Иголка, без сомнения, уже прошла в желудок, и хорошо, если она не сразу пробралась сквозь четыре пирожка с мясом, которые я съел за обедом. Но на это было мало надежды.
Наконец больной ушел. Доктор проводил его и занялся мною. Он был высокий, полный, с крупными следами оспы на розовом лице и светлыми насмешливыми глазами. Нос у него тоже был насмешливый, острый. Еще недавно он служил в Николаевском военном госпитале в Петербурге и был на хорошем счету у начальства. Но однажды в офицерском собрании он поднял тост за ниспровержение самодержавия, и, хотя впоследствии удалось как-то замять эту странную историю, его перевели в провинцию, в Омский пехотный полк. Теперь он был на плохом счету у начальства. Но, по-видимому, это не отражалось на его настроении. Он всегда шутил и, узнав, что я проглотил граммофонную иголку, тоже пошутил, сказав насмешливо:
— Музыкальный мальчик.
Потом он спросил, как это произошло, и я ответил с отчаянием, что играл иголкой, катая ее во рту, и она нечаянно скользнула в горло.
— Тупым концом?
Этого я не знал, но на всякий случай ответил:
— Тупым.
Мне казалось, что если я скажу «тупым», то все-таки больше шансов, что это именно так, даже если она скользнула острым.
Доктор задумался. По-видимому, в его практике это был первый случай. Потом он быстро влил в меня столовую ложку касторки и сказал:
— Подождем.
Я спросил, может ли иголка дойти до сердца, и если да, сразу ли я умру. Он ответил, что сердце, во всяком случае, останется в стороне, потому что игла движется в противоположном направлении.

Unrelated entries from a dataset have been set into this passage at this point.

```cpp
extern "C" int rfq_decode_rows(rfq_ctx* ctx, const rfq_decode_rows_args* ra, rfq_decode_rows_result* res) {
    if (!ctx || !ra || !res) return RFQ_E_ARG;
    memset(res, 0, sizeof *res);
    ctx->err.clear();
    if (ra->n && !ra->d_rfq) return rfq_fail(ctx, RFQ_E_ARG, "null rfq pointer");
    if (ra->base_mode != RFQ_ROWS_ASCII && ra->base_mode != RFQ_ROWS_CODE) return rfq_fail(ctx, RFQ_E_ARG, "base_mode must be RFQ_ROWS_ASCII or RFQ_ROWS_CODE");
    const bool query = !ra->d_bases && !ra->d_quals && !ra->d_lens;
    if (!query && ra->row_len == 0) return rfq_fail(ctx, RFQ_E_ARG, "row_len must be at least 1");
    if ((uintptr_t)ra->d_lens & 3u) return rfq_fail(ctx, RFQ_E_ARG, "d_lens must be 4-byte aligned");
    rfq_decode_args a; memset(&a, 0, sizeof a);
    a.d_rfq = ra->d_rfq; a.n = ra->n; a.has_header = ra->has_header; a.final = ra->final; a.h_chunk_off = ra->h_chunk_off; a.n_chunk_off = ra->n_chunk_off;
    if (a.n == 0 && a.has_header) return RFQ_OK;
    uint64_t start = 0;
    { const int rc = dec_open(ctx, &a, &start); if (rc) return rc; }
    DecStatus hs;
    { const int rc = dec_walk(ctx, &a, start, hs); if (rc) return rc; }
    hipStream_t S = ctx->stream;
    uint64_t tb = 0; for (int i = 0; i < 16; i++) tb += hs.base_slots[i];
    const uint32_t n_chunks = hs.n_chunks; const uint64_t n_rows = n_chunks ? hs.total_reads : 0;
    res->consumed = (size_t)hs.consumed; res->n_chunks = n_chunks; res->n_rows = n_rows; res->n_bases = n_chunks ? tb : 0; res->max_len = n_chunks ? hs.max_len : 0;
    if (query || n_chunks == 0) { HIPCHK(ctx, hipStreamSynchronize(S)); ctx->timer.collect(); return RFQ_OK; }
    const uint64_t L = ra->row_len, need = n_rows * L;
    if (L < res->max_len) return rfq_fail(ctx, RFQ_E_NOSPACE, "row_len %u is shorter than the longest read: need row_len >= %u", ra->row_len, res->max_len);
    if (ra->d_bases && ra->bases_cap < need) return rfq_fail(ctx, RFQ_E_NOSPACE, "base rows too small: need %llu bytes (%llu rows of %u)", (unsigned long long)need,
            (unsigned long long)n_rows, ra->row_len);
    if (ra->d_quals && ra->quals_cap < need) return rfq_fail(ctx, RFQ_E_NOSPACE, "quality rows too small: need %llu bytes (%llu rows of %u)", (unsigned long long)need,
            (unsigned long long)n_rows, ra->row_len);
    if (ra->d_lens && ra->lens_cap < n_rows) return rfq_fail(ctx, RFQ_E_NOSPACE, "length array too small: need %llu entries", (unsigned long long)n_rows);
    RowsOut o; memset(&o, 0, sizeof o);
    o.bases = ra->d_bases; o.quals = ra->d_quals; o.lens = ra->d_lens; o.row_len = L; o.n_rows = n_rows;
    o.codes = ra->base_mode == RFQ_ROWS_CODE ? 1u : 0u;
    o.qoff4 = ra->qual_offset * 0x01010101u; o.pad_b4 = ra->pad_base * 0x01010101u; o.pad_q4 = ra->pad_qual * 0x01010101u;
    o.vec = (L % 16u == 0 && !((uintptr_t)ra->d_bases & 15u) && !((uintptr_t)ra->d_quals & 15u)) ? 1u : 0u;
    DChunk* CHm = ctx->b[DB_CHUNKS].as<DChunk>();
    const uint64_t slice_env = ctx->opt.slice_bases;
    const uint64_t slice_bases = slice_env ? slice_env : 1500000000ull, one_pass = slice_env ? slice_env : 0xFFFFFFF0ull;
    if (tb < one_pass && n_rows < 0x7FFFFFF0ull) {
        const int rc = rows_range(ctx, &a, range_of(hs, CHm, n_chunks, n_rows, tb), o);
        if (rc) return rc;
        ctx->timer.collect();
        return RFQ_OK;
    }
    std::vector<DChunk> hc(n_chunks);
    HIPCHK(ctx, hipMemcpy(hc.data(), CHm, (size_t)n_chunks * sizeof(DChunk), hipMemcpyDeviceToHost));
    std::vector<ChunkSpan> todo = plan_ranges(std::vector<ChunkSpan>{ { 0, n_chunks, false } }, hc, slice_bases);
    HIPCHK(ctx, hipStreamSynchronize(S));
    StageSums sums; ctx->timer.collect(); sums.add(ctx->timer);
    while (!todo.empty()) {
        const ChunkSpan r = todo.back(); todo.pop_back();
        DecRange g; uint64_t reads = 0;
        int rc = span_range(ctx, hs, CHm, hc, r, &g, &reads);
        if (rc) return rc;
        if (g.bases >= 0xFFFFFFF0ull || reads >= 0x7FFFFFF0ull) return rfq_fail(ctx, RFQ_E_ARG, "a single chunk holds 4 Gi bases or 2 Gi reads or more");
        ctx->timer.reset();
        rc = rows_range(ctx, &a, g, o);
        if (rc) return rc;
        ctx->timer.collect(); sums.add(ctx->timer);
    }
    sums.publish(ctx->timer);
    return RFQ_OK;
}
```

Measured before the change: 1.100 million MB/s.

## Fuse position-list sum, link, offset and list kernels into one LDS-staged kernel

Replaces the four-kernel chain for building per-stream position lists (segment sum, wave link scan, global offset prefix, list emit) with one kernel per (stream, chunk) block. The block stages the stream bytes in LDS, keeps the segment tables in LDS, and assigns list offsets with an atomicAdd on list_need instead of a separate prefix kernel. This removes launches and global round trips for the segment tables and reads each stream from LDS twice rather than from global memory. In exchange, list order in the output buffer becomes nondeterministic, large LDS allocations may lower occupancy, and streams that do not fit in LDS fall back to the alias/retry path.

```diff
diff --git a/repaq_amd/csrc/dec/pos_lists.h b/repaq_amd/csrc/dec/pos_lists.h
--- a/repaq_amd/csrc/dec/pos_lists.h
+++ b/repaq_amd/csrc/dec/pos_lists.h
@@ -56,6 +56,28 @@
 }
 #define POS_ADV_MAX 0x3FFFFFFFull
 __device__ __forceinline__ int pos_adv_sat(int v) { return v > (int)POS_ADV_MAX ? (int)POS_ADV_MAX : v; }
+template <class Fetch> __device__ __forceinline__ void pos_seg_sum(const PosSrc& s, uint32_t b0, uint32_t b1, Fetch fetch, uint32_t& Fcum, int (&a)[4], int (&n)[4]) {
+    const int l = lane_id();
+    Fcum = POS_ID;
+#pragma unroll
+    for (int e = 0; e < 4; e++) { a[e] = 0; n[e] = 0; }
+    PosStep nxt = fetch(b0 + 4u * (uint32_t)l);
+    for (uint32_t base = b0; base < b1; base += 256u) {
+        const uint32_t i0 = base + 4u * (uint32_t)l;
+        const PosStep w = nxt;
+        if (base + 256u < b1) nxt = fetch(i0 + 256u);
+        const PosFront f = pos_front(w, s.sp, s.slen, i0, l);
+        const uint32_t Fex = wave_shr1(f.Fin, POS_ID);
+        const uint32_t G = fn_compose(Fcum, Fex);
+        int la[4], lc[4]; pos_lane_adv_cnt4(f, s.slen, i0, la, lc);
+#pragma unroll
+        for (int e = 0; e < 4; e++) { const uint32_t t_ = fn_apply(G, e); a[e] += sel4(la, t_); n[e] += sel4(lc, t_); }
+        Fcum = fn_compose(Fcum, wave_last(f.Fin));
+    }
+#pragma unroll
+    for (int e = 0; e < 4; e++) { const unsigned long long w64 = wave_sum<unsigned long long>((unsigned long long)(uint32_t)a[e]); a[e] = (int)(w64 > POS_ADV_MAX ? POS_ADV_MAX : w64);
+            n[e] = wave_sum(n[e]); }
+}
 __global__ void k_dec_pos_sum2(const uint8_t* __restrict__ img, const DChunk* __restrict__ CH, const DevHeader* __restrict__ D,
                                uint8_t* __restrict__ segF, int* __restrict__ segA, uint32_t* __restrict__ segN, uint32_t maxseg, DecStatus* st, uint64_t img_bytes, uint32_t jj0, uint32_t nstr,
                                uint32_t segb) {
@@ -66,23 +88,8 @@
     if (g == 0 && l == 0) segN[(size_t)c * nstr + jj] = (s.slen + segb - 1) / segb;
     const uint32_t b0 = g * segb; if (b0 >= s.slen) return;
     const uint32_t b1 = b0 + segb < s.slen ? b0 + segb : s.slen;
-    uint32_t Fcum = POS_ID; int a[4] = { 0, 0, 0, 0 }, n[4] = { 0, 0, 0, 0 };
-    PosStep nxt = pos_fetch(s.sp, s.slen, b0 + 4u * (uint32_t)l, lim);
-    for (uint32_t base = b0; base < b1; base += 256u) {
-        const uint32_t i0 = base + 4u * (uint32_t)l;
-        const PosStep w = nxt;
-        if (base + 256u < b1) nxt = pos_fetch(s.sp, s.slen, i0 + 256u, lim);
-        const PosFront f = pos_front(w, s.sp, s.slen, i0, l);
-        const uint32_t Fex = wave_shr1(f.Fin, POS_ID);
-        const uint32_t G = fn_compose(Fcum, Fex);
-        int la[4], lc[4]; pos_lane_adv_cnt4(f, s.slen, i0, la, lc);
-#pragma unroll
-        for (int e = 0; e < 4; e++) { const uint32_t t_ = fn_apply(G, e); a[e] += sel4(la, t_); n[e] += sel4(lc, t_); }
-        Fcum = fn_compose(Fcum, wave_last(f.Fin));
-    }
-#pragma unroll
-    for (int e = 0; e < 4; e++) { const unsigned long long w64 = wave_sum<unsigned long long>((unsigned long long)(uint32_t)a[e]); a[e] = (int)(w64 > POS_ADV_MAX ? POS_ADV_MAX : w64);
-            n[e] = wave_sum(n[e]); }
+    uint32_t Fcum; int a[4], n[4];
+    pos_seg_sum(s, b0, b1, [&](uint32_t i0) { return pos_fetch(s.sp, s.slen, i0, lim); }, Fcum, a, n);
     if (l == 0) { const size_t idx = ((size_t)c * nstr + jj) * maxseg + g; segF[idx] = (uint8_t)fn_pack8(Fcum);
 #pragma unroll
                   for (int e = 0; e < 4; e++) { segA[8 * idx + e] = a[e]; segA[8 * idx + 4 + e] = n[e]; } }
@@ -100,38 +107,44 @@
     for (int s = 0; s < 4; s++) { u.a[s] = __shfl_up(v.a[s], dd); u.n[s] = __shfl_up(v.n[s], dd); }
     return u;
 }
+template <class Load, class Store> __device__ __forceinline__ void pos_link_scan(uint32_t n, Load load, Store store, int& cp, uint32_t& ck) {
+    const int l = lane_id();
+    uint32_t cs = 0; cp = -1; ck = 0;
+    for (uint32_t base = 0; base < n; base += 64) {
+        const uint32_t g = base + (uint32_t)l;
+        PosLink me; me.F = POS_ID;
+#pragma unroll
+        for (int s = 0; s < 4; s++) { me.a[s] = 0; me.n[s] = 0; }
+        if (g < n) me = load(g);
+        PosLink inc = me;
+#pragma unroll
+        for (int dd = 1; dd < 64; dd <<= 1) { const PosLink up = poslink_shfl_up(inc, (unsigned)dd); if (l >= dd) inc = poslink_then(up, inc); }
+        PosLink ex = poslink_shfl_up(inc, 1u);
+        if (l == 0) { ex.F = POS_ID;
+#pragma unroll
+                      for (int s = 0; s < 4; s++) { ex.a[s] = 0; ex.n[s] = 0; } }
+        if (g < n) store(g, fn_apply(ex.F, cs), pos_adv_sat(cp + sel4(ex.a, cs)), ck + (uint32_t)sel4(ex.n, cs));
+        const uint32_t Fl = wave_last(inc.F); int al[4], nl[4];
+#pragma unroll
+        for (int s = 0; s < 4; s++) { al[s] = wave_last(inc.a[s]); nl[s] = wave_last(inc.n[s]); }
+        cp = pos_adv_sat(cp + sel4(al, cs)); ck += (uint32_t)sel4(nl, cs); cs = fn_apply(Fl, cs);
+    }
+}
+__device__ __forceinline__ bool pos_list_aliases(int cp, unsigned long long chunk_bases) { return cp >= 0 && (unsigned long long)cp >= chunk_bases + 32768ull; }
 __global__ void k_dec_pos_link2(const uint8_t* __restrict__ segF, const int* __restrict__ segA, const uint32_t* __restrict__ segN, uint8_t* __restrict__ segS,
         int* __restrict__ segP,
                                 uint32_t* __restrict__ segK, uint32_t* __restrict__ nent, uint32_t maxseg, uint32_t n_streams,
                                 const DChunk* __restrict__ CH, uint32_t nstr, DecStatus* st) {
     const uint32_t t = blockIdx.x * (blockDim.x >> 6) + (uint32_t)wave_id(); if (t >= n_streams) return;
-    const int l = lane_id(); const uint32_t n = segN[t];
-    uint32_t cs = 0; int cp = -1; uint32_t ck = 0;
-    for (uint32_t base = 0; base < n; base += 64) {
-        const uint32_t g = base + (uint32_t)l; const size_t idx = (size_t)t * maxseg + g;
-        PosLink me; me.F = POS_ID;
-#pragma unroll
-        for (int s = 0; s < 4; s++) { me.a[s] = 0; me.n[s] = 0; }
-        if (g < n) { me.F = fn_unpack8(segF[idx]);
-#pragma unroll
-                     for (int s = 0; s < 4; s++) { me.a[s] = segA[8 * idx + s]; me.n[s] = segA[8 * idx + 4 + s]; } }
-        PosLink inc = me;
-#pragma unroll
-        for (int dd = 1; dd < 64; dd <<= 1) { const PosLink up = poslink_shfl_up(inc, (unsigned)dd); if (l >= dd) inc = poslink_then(up, inc); }
-        PosLink ex = poslink_shfl_up(inc, 1u);
-        if (l == 0) { ex.F = POS_ID;
-#pragma unroll
-                      for (int s = 0; s < 4; s++) { ex.a[s] = 0; ex.n[s] = 0; } }
-        if (g < n) { segS[idx] = (uint8_t)(fn_apply(ex.F, cs)); segP[idx] = pos_adv_sat(cp + sel4(ex.a, cs)); segK[idx] = ck + (uint32_t)sel4(ex.n, cs); }
-        const uint32_t Fl = wave_last(inc.F); int al[4], nl[4];
-#pragma unroll
-        for (int s = 0; s < 4; s++) { al[s] = wave_last(inc.a[s]); nl[s] = wave_last(inc.n[s]); }
-        cp = pos_adv_sat(cp + sel4(al, cs)); ck += (uint32_t)sel4(nl, cs); cs = fn_apply(Fl, cs);
-    }
-    if (l == 0) {
+    const size_t i0 = (size_t)t * maxseg; int cp; uint32_t ck;
+    pos_link_scan(segN[t],
+        [&](uint32_t g) { const size_t idx = i0 + g; PosLink me; me.F = fn_unpack8(segF[idx]);
+                          for (int s = 0; s < 4; s++) { me.a[s] = segA[8 * idx + s]; me.n[s] = segA[8 * idx + 4 + s]; }
+                          return me; },
+        [&](uint32_t g, uint32_t S, int P, uint32_t K) { const size_t idx = i0 + g; segS[idx] = (uint8_t)S; segP[idx] = P; segK[idx] = K; }, cp, ck);
+    if (lane_id() == 0) {
         nent[t] = ck;
-        const unsigned long long ext = CH[t / nstr].bases;
-        if (cp >= 0 && (unsigned long long)cp >= ext + 32768ull) atomicOr(&st->err, (uint32_t)DE_LIST_ALIAS);
+        if (pos_list_aliases(cp, CH[t / nstr].bases)) atomicOr(&st->err, (uint32_t)DE_LIST_ALIAS);
     }
 }
 __global__ void k_dec_pos_off(const uint32_t* __restrict__ nent, unsigned long long* __restrict__ loff, uint32_t n_streams, DecStatus* st) {
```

Несколько лет я не думал о докторе Парве, хотя иногда он бывал у нас и даже любил после обеда поваляться на диване в столовой. Но во время войны, когда мы стали сдавать комнату, доктор вдруг переехал к нам. Он считался политически неблагонадежным, и его даже не отправили на позиции. Он остался, на пополнениях, в то время как Омский полк давно выступил и многие знакомые офицеры были ранены или убиты.